▸ Your instructions:
Look at each line below and tally those holding "trip"; answer with that figure and nothing else.

Dataset entries
+===+

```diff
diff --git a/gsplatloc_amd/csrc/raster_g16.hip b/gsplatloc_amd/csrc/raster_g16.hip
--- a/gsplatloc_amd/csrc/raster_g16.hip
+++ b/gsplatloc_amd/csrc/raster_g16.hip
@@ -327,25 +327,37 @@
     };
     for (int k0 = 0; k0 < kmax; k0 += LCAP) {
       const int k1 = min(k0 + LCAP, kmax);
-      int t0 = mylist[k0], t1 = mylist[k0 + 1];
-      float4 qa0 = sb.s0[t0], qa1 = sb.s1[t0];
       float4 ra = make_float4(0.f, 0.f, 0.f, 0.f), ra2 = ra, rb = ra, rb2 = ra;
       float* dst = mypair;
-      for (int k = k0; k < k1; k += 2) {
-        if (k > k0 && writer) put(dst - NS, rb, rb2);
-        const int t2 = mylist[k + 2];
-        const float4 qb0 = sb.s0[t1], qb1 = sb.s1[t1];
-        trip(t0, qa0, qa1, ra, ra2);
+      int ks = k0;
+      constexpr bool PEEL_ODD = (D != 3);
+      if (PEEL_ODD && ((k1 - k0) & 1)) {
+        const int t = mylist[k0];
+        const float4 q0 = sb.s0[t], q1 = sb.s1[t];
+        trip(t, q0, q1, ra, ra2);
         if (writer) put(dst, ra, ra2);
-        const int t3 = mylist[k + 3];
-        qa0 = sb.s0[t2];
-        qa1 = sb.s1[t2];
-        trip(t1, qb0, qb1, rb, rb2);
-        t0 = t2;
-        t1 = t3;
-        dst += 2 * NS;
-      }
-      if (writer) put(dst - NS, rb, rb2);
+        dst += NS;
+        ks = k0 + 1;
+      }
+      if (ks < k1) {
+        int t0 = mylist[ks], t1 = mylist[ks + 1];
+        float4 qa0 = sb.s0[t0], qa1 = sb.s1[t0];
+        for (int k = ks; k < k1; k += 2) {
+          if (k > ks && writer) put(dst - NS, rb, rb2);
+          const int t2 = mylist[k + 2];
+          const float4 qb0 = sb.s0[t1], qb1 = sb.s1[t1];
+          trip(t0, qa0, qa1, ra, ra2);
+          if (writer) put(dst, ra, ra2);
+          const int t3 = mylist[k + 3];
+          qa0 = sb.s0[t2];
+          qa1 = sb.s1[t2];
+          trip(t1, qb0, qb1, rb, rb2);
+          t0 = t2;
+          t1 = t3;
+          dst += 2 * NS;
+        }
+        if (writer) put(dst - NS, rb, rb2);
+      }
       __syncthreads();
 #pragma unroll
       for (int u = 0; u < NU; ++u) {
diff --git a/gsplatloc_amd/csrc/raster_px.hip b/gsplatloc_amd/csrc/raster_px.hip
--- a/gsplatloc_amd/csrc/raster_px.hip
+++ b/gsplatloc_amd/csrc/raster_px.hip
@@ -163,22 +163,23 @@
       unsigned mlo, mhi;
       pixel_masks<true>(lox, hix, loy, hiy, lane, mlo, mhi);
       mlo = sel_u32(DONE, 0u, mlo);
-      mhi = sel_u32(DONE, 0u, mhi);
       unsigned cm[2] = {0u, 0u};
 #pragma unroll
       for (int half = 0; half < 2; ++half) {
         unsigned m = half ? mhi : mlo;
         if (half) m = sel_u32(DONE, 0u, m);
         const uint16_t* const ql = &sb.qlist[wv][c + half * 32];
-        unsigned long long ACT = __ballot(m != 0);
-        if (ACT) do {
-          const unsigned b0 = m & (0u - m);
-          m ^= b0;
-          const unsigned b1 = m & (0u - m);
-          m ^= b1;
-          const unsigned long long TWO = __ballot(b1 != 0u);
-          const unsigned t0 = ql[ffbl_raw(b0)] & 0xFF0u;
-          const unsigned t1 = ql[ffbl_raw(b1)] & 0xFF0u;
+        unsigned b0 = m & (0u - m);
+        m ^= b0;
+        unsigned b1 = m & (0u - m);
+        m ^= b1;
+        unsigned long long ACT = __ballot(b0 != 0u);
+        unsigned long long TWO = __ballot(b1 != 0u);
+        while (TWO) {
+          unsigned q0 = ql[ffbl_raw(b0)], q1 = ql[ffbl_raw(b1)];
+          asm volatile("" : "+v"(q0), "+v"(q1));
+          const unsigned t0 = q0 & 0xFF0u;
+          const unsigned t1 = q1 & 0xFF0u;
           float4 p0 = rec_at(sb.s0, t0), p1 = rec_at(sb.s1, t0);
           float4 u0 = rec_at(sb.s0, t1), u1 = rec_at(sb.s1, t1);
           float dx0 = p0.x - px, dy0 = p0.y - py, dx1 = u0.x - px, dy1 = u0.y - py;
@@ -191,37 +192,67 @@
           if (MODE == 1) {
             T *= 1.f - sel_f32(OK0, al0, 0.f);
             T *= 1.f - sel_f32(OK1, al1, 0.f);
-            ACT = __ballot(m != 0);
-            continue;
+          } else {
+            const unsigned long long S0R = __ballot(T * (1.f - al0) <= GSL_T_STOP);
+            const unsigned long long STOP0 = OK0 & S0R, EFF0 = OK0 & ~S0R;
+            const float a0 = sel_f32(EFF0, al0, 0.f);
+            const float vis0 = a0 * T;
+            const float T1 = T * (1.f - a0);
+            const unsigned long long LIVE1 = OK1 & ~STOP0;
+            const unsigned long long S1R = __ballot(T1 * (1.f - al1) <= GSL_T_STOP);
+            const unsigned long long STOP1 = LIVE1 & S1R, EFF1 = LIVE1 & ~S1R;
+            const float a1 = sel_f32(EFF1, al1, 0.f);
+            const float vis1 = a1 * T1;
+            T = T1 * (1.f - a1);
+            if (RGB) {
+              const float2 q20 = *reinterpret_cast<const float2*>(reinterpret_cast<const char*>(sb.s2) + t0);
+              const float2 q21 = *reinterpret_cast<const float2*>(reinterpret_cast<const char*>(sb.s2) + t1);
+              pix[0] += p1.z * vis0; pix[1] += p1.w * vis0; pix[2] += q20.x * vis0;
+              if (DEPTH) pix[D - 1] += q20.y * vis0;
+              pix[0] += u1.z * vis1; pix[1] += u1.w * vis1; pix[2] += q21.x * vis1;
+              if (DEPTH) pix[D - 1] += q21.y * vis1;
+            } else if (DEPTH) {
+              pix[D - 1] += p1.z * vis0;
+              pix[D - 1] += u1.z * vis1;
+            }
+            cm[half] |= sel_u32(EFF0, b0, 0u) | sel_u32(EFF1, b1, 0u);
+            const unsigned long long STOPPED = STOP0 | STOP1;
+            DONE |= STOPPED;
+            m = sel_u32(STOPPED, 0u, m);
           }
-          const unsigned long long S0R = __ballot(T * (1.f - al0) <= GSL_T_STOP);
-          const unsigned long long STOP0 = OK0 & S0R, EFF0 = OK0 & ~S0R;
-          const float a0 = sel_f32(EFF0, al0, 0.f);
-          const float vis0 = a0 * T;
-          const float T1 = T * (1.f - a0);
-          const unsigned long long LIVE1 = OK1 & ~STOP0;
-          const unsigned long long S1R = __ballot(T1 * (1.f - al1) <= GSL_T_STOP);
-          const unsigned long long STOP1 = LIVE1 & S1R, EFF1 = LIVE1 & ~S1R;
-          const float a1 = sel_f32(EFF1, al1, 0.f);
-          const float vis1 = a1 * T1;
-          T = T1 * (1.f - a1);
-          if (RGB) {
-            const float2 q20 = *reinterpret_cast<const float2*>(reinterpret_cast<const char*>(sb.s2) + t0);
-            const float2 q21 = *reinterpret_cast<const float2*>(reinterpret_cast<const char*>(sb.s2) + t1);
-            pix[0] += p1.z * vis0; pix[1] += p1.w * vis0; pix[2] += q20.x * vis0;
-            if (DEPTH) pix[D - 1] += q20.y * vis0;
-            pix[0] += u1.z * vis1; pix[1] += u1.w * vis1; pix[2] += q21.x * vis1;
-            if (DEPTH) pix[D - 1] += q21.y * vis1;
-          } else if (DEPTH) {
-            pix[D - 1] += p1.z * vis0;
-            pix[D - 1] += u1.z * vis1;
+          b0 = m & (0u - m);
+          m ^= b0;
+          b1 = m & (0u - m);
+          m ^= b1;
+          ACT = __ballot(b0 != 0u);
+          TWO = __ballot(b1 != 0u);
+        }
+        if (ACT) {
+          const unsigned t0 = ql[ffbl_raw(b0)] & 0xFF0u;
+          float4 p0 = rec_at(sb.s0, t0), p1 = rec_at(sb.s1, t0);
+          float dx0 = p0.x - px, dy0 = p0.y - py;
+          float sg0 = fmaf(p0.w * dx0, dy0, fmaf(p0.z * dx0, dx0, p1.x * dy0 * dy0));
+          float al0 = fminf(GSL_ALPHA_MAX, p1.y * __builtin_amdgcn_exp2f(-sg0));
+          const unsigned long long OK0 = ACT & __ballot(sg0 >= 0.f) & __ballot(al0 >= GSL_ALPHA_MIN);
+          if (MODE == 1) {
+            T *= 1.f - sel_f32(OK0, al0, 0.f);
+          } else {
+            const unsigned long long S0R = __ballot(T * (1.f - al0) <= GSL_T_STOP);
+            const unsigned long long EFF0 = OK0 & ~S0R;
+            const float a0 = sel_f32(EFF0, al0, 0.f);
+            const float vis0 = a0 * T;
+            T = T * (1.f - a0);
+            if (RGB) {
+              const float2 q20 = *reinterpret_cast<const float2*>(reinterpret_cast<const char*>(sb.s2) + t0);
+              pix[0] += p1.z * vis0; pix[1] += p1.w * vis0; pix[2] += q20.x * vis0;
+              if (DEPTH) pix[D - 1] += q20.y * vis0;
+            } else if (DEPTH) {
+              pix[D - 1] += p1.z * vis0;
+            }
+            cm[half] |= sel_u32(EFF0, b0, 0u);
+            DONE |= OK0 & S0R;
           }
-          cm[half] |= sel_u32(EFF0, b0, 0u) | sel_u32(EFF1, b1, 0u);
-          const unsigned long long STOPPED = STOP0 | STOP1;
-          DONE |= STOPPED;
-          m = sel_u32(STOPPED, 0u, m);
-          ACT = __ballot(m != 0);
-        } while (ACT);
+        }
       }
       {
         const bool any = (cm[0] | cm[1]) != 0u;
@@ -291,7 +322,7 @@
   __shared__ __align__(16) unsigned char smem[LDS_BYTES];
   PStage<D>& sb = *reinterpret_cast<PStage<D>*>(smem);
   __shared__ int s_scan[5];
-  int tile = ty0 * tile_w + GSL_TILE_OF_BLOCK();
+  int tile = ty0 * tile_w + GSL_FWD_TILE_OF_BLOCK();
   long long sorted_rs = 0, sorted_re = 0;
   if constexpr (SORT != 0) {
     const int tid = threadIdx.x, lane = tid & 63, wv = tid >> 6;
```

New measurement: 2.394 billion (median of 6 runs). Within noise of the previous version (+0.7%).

+===+

▸ Result:
5